Exercise prompt:
Here is a block of records. Copy every line in it that includes "define".

Record excerpts:

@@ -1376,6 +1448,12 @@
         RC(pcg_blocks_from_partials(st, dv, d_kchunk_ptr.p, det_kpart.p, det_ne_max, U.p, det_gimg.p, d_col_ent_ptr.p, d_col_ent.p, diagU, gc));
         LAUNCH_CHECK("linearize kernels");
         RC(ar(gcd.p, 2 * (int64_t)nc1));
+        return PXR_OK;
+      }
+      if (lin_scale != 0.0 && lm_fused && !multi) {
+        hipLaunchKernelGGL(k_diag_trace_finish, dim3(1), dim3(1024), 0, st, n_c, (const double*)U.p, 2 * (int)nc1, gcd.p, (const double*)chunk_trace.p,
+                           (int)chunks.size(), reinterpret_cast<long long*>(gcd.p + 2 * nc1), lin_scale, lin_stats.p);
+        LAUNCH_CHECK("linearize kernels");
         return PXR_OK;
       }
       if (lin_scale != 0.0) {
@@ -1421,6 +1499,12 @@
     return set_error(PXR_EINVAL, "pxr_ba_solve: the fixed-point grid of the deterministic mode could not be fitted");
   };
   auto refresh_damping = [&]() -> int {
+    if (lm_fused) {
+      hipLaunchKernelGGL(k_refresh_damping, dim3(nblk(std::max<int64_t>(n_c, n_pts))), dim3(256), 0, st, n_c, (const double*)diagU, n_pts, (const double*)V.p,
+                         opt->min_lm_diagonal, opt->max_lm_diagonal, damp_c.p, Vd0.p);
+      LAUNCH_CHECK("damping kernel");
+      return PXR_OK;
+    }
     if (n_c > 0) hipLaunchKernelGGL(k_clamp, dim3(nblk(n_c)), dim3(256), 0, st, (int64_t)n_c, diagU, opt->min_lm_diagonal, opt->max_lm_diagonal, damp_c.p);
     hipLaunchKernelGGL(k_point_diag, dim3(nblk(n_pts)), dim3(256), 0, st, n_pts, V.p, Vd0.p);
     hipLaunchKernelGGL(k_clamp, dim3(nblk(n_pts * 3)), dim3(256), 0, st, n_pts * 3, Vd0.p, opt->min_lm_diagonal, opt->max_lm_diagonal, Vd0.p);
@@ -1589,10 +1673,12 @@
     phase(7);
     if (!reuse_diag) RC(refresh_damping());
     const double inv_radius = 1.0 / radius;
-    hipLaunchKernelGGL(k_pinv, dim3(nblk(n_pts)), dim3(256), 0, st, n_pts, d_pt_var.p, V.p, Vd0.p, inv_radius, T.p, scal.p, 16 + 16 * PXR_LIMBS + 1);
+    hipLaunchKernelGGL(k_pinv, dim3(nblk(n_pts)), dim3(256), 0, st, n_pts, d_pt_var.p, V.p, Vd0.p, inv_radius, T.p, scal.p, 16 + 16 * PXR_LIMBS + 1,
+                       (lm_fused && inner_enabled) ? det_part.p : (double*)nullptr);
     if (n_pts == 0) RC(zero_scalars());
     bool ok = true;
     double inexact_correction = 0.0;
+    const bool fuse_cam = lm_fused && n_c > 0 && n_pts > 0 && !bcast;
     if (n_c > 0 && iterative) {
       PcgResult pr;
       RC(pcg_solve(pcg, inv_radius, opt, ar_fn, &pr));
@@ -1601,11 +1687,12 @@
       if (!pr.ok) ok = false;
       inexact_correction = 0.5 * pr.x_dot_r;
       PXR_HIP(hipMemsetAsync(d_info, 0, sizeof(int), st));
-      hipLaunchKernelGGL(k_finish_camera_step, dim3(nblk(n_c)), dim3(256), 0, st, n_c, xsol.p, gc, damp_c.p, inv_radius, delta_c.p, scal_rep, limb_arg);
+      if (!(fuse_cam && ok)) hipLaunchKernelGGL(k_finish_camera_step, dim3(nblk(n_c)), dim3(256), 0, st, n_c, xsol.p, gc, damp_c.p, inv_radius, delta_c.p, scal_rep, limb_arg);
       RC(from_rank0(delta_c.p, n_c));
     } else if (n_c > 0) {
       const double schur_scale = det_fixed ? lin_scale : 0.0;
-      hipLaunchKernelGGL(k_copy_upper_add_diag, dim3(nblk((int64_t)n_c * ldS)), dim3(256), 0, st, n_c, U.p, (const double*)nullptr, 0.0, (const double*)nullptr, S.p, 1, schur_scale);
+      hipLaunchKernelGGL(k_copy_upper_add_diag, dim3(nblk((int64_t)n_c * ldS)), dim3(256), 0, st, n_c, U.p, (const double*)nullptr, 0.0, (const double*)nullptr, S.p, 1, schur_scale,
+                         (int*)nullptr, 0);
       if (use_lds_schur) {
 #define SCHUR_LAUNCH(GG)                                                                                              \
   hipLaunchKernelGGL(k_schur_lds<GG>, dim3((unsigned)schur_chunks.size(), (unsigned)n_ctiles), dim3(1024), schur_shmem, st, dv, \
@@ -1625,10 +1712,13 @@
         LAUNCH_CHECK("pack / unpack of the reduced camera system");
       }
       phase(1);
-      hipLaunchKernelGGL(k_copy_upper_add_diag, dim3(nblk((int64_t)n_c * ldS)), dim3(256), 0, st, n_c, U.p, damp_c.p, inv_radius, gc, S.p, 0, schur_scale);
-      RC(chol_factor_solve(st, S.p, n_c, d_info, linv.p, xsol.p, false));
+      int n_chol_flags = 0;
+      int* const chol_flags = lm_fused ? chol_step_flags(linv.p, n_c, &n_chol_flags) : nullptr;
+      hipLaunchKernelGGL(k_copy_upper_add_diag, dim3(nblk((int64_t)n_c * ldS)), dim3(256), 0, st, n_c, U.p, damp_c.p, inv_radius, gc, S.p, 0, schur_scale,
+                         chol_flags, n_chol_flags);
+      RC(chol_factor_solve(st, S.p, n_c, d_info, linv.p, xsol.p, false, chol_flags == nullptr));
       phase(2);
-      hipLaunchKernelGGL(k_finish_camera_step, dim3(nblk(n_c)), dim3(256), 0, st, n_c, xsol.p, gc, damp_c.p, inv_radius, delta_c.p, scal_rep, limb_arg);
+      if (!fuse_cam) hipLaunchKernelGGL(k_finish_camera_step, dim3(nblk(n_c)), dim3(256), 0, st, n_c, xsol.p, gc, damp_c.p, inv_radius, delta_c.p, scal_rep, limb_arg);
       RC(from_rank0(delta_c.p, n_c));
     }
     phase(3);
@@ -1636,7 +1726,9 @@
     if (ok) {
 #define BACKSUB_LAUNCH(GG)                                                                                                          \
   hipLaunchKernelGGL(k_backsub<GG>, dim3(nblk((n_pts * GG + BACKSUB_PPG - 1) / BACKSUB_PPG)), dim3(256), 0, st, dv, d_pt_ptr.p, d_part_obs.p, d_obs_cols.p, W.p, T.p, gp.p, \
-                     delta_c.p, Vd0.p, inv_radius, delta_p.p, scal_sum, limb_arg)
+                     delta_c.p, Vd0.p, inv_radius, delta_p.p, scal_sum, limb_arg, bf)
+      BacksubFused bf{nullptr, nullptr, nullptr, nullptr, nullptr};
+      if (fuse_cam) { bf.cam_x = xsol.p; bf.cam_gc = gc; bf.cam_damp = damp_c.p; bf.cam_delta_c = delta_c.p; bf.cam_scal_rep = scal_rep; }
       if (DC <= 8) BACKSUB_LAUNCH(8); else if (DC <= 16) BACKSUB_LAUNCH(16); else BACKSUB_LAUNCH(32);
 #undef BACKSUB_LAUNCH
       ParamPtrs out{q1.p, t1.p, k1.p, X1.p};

Output for this task:
 #define SCHUR_LAUNCH(GG)                                                                                              \
 #define BACKSUB_LAUNCH(GG)                                                                                                          \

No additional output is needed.